• _About this exercise_:
Filter the listing below for "wlds" and report every line that has it.

• _Data under study_:
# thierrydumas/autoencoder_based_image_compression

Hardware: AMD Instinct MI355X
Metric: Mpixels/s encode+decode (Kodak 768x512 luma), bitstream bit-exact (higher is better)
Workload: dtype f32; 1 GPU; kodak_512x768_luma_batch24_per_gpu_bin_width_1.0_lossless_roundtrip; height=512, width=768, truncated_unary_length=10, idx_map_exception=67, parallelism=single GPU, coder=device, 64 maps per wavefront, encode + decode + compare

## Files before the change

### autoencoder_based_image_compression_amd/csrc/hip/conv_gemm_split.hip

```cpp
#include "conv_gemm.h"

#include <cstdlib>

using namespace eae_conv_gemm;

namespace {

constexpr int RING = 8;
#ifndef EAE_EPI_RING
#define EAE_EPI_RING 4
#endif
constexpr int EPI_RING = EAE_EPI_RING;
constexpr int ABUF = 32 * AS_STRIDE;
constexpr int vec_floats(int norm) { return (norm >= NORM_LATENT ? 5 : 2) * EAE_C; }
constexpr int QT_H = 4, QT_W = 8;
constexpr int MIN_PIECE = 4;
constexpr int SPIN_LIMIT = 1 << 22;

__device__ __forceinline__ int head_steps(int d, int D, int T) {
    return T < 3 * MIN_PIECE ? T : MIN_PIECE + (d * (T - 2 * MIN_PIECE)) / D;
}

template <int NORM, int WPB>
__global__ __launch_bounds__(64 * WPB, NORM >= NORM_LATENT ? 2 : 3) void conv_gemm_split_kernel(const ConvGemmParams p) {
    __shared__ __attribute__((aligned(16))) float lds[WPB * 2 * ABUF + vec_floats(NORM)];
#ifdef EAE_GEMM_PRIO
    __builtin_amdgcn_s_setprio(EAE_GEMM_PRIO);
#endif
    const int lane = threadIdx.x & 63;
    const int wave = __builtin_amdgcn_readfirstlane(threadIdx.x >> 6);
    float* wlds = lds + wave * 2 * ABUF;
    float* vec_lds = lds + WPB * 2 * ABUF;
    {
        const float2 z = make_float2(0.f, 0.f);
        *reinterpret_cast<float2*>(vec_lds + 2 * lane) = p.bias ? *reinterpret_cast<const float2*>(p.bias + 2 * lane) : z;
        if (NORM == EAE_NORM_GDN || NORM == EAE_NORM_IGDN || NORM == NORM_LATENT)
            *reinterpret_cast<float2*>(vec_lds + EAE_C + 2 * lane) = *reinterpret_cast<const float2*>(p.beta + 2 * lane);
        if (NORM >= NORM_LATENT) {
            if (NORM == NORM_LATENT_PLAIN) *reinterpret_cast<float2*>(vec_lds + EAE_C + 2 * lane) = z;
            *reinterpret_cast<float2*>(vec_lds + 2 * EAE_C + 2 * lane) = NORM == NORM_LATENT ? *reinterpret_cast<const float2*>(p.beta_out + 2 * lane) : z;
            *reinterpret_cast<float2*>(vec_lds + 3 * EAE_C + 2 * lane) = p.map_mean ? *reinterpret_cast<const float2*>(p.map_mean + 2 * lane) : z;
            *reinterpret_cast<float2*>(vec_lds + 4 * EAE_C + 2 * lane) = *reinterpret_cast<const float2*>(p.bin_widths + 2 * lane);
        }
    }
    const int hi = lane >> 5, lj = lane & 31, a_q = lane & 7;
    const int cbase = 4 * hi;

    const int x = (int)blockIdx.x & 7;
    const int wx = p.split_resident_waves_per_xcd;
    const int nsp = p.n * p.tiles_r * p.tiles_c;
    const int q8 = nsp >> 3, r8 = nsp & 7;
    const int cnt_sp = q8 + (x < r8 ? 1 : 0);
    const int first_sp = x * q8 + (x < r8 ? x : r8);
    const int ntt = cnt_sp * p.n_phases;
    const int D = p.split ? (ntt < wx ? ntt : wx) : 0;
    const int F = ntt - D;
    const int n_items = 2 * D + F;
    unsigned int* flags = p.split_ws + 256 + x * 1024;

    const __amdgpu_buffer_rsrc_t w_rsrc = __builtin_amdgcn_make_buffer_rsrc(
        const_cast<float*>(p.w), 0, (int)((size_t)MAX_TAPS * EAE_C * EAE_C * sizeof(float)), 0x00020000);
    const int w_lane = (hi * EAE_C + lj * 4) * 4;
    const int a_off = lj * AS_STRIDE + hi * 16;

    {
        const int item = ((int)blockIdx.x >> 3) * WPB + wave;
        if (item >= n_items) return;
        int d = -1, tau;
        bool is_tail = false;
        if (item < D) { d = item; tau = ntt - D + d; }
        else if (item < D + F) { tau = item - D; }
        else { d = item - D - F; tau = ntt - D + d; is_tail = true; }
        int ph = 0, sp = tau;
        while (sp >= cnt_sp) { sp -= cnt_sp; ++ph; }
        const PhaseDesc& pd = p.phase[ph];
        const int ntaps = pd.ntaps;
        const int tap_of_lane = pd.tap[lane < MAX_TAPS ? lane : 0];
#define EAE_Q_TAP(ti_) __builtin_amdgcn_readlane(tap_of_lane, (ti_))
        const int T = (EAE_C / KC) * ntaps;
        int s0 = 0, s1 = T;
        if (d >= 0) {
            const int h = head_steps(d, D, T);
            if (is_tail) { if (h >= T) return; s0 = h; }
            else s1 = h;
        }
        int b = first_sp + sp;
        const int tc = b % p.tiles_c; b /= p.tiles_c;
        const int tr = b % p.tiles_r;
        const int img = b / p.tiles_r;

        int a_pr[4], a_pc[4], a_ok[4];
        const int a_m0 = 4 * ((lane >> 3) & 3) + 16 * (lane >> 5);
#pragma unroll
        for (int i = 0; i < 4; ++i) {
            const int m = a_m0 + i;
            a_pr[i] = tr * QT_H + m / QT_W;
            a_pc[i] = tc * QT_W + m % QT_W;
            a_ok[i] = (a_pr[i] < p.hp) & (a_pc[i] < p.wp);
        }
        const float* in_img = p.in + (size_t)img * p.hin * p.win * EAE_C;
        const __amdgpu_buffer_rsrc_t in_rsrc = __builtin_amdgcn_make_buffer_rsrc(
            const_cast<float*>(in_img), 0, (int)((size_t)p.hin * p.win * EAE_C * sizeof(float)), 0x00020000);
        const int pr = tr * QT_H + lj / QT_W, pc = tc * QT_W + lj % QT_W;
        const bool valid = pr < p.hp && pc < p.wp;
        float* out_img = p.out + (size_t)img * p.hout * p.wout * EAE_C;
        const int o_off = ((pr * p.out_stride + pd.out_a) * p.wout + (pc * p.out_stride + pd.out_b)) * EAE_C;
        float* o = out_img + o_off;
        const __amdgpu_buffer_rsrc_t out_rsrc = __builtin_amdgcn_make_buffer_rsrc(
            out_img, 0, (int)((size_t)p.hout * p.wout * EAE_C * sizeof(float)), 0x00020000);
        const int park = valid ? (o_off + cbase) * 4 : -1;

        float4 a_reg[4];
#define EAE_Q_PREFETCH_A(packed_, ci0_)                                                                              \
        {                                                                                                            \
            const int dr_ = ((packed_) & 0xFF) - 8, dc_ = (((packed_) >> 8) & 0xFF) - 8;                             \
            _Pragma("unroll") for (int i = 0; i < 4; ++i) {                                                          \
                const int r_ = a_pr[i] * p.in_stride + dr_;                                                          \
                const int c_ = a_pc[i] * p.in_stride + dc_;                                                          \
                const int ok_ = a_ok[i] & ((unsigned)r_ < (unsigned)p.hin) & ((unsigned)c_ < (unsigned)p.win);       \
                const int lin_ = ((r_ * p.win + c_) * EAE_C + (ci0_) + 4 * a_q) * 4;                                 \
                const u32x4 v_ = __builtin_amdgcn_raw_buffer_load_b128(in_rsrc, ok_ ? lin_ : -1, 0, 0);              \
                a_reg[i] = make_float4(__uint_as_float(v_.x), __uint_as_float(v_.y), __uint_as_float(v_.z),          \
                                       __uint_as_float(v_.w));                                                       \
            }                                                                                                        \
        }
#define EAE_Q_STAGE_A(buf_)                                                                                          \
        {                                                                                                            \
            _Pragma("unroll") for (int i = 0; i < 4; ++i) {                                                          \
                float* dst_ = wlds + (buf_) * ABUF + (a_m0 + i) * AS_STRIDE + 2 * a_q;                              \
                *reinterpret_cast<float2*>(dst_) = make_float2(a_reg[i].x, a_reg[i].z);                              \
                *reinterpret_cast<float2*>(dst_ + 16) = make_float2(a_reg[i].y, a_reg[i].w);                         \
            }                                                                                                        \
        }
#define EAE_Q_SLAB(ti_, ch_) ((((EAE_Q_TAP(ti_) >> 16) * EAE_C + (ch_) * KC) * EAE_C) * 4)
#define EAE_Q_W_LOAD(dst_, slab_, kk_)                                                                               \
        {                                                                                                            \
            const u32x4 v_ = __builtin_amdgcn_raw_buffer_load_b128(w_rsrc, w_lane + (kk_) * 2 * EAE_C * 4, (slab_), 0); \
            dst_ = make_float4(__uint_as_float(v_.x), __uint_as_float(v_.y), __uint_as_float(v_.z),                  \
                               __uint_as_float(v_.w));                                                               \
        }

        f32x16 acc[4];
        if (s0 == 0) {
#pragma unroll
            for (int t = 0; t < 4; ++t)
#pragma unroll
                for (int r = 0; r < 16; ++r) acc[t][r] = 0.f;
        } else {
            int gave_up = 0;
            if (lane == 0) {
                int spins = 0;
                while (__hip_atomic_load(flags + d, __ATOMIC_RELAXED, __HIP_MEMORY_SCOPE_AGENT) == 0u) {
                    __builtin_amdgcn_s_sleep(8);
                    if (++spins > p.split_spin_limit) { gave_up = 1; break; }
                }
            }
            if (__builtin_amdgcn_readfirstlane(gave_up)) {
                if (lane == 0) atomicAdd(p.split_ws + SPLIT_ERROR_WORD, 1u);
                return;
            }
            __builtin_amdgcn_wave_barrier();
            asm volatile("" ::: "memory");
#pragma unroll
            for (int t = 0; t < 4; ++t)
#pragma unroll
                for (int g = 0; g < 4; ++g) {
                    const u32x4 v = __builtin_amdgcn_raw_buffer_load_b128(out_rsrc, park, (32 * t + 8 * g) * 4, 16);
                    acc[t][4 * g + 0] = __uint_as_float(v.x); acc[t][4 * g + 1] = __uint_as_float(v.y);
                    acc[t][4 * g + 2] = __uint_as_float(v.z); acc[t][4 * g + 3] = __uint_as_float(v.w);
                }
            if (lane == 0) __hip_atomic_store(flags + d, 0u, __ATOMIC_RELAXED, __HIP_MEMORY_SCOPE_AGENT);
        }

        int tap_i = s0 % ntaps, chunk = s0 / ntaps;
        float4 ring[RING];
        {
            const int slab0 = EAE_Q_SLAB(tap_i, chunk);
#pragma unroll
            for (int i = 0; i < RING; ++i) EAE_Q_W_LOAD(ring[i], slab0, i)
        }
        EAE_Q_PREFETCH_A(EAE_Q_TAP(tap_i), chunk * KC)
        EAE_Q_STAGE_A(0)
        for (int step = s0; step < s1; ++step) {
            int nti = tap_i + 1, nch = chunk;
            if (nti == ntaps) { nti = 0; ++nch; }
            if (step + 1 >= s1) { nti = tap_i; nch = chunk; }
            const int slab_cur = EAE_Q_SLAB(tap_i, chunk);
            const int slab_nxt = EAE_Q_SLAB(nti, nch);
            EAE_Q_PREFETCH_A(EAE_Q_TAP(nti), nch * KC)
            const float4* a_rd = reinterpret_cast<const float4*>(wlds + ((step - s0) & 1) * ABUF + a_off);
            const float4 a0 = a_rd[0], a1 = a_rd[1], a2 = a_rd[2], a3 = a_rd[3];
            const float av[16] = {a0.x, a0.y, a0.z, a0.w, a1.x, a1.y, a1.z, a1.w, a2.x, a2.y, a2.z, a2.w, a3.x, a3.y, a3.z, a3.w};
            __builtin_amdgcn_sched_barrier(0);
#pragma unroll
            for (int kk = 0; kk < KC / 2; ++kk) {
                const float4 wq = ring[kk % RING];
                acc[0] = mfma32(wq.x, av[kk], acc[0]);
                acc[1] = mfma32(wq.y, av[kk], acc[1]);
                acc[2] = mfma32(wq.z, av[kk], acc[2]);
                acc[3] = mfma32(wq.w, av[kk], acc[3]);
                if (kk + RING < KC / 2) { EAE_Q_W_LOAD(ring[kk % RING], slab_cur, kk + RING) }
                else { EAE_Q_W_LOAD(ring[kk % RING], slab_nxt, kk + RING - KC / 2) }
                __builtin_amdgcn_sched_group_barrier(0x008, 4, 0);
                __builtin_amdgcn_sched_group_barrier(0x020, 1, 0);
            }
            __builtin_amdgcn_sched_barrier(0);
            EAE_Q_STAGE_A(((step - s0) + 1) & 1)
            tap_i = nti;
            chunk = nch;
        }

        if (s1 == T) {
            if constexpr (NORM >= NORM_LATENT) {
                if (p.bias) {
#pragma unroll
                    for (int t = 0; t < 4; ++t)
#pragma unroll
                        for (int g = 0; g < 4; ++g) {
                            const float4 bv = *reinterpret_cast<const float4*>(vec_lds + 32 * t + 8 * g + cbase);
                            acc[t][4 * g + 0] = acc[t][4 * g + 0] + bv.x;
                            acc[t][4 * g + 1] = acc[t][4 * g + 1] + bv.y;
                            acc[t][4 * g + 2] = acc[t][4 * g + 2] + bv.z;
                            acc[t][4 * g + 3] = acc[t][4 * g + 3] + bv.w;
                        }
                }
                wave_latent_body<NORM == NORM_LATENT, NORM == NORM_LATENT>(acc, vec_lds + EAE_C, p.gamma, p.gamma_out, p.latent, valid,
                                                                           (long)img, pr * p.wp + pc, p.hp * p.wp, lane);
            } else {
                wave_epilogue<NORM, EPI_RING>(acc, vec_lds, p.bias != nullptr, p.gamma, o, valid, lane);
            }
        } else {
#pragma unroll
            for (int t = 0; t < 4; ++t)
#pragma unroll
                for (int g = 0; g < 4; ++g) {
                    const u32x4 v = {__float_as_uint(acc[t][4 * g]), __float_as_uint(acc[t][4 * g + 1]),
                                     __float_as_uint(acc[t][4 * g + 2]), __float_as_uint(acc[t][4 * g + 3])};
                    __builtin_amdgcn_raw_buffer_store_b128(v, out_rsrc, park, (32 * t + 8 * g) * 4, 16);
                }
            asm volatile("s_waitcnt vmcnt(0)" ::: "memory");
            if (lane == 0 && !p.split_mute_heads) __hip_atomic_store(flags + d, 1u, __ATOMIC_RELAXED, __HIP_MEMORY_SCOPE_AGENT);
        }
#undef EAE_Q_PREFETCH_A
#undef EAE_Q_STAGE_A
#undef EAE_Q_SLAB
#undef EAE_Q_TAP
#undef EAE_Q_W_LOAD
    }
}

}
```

• _Completed task_:
    float* wlds = lds + wave * 2 * ABUF;
                float* dst_ = wlds + (buf_) * ABUF + (a_m0 + i) * AS_STRIDE + 2 * a_q;                              \
            const float4* a_rd = reinterpret_cast<const float4*>(wlds + ((step - s0) & 1) * ABUF + a_off);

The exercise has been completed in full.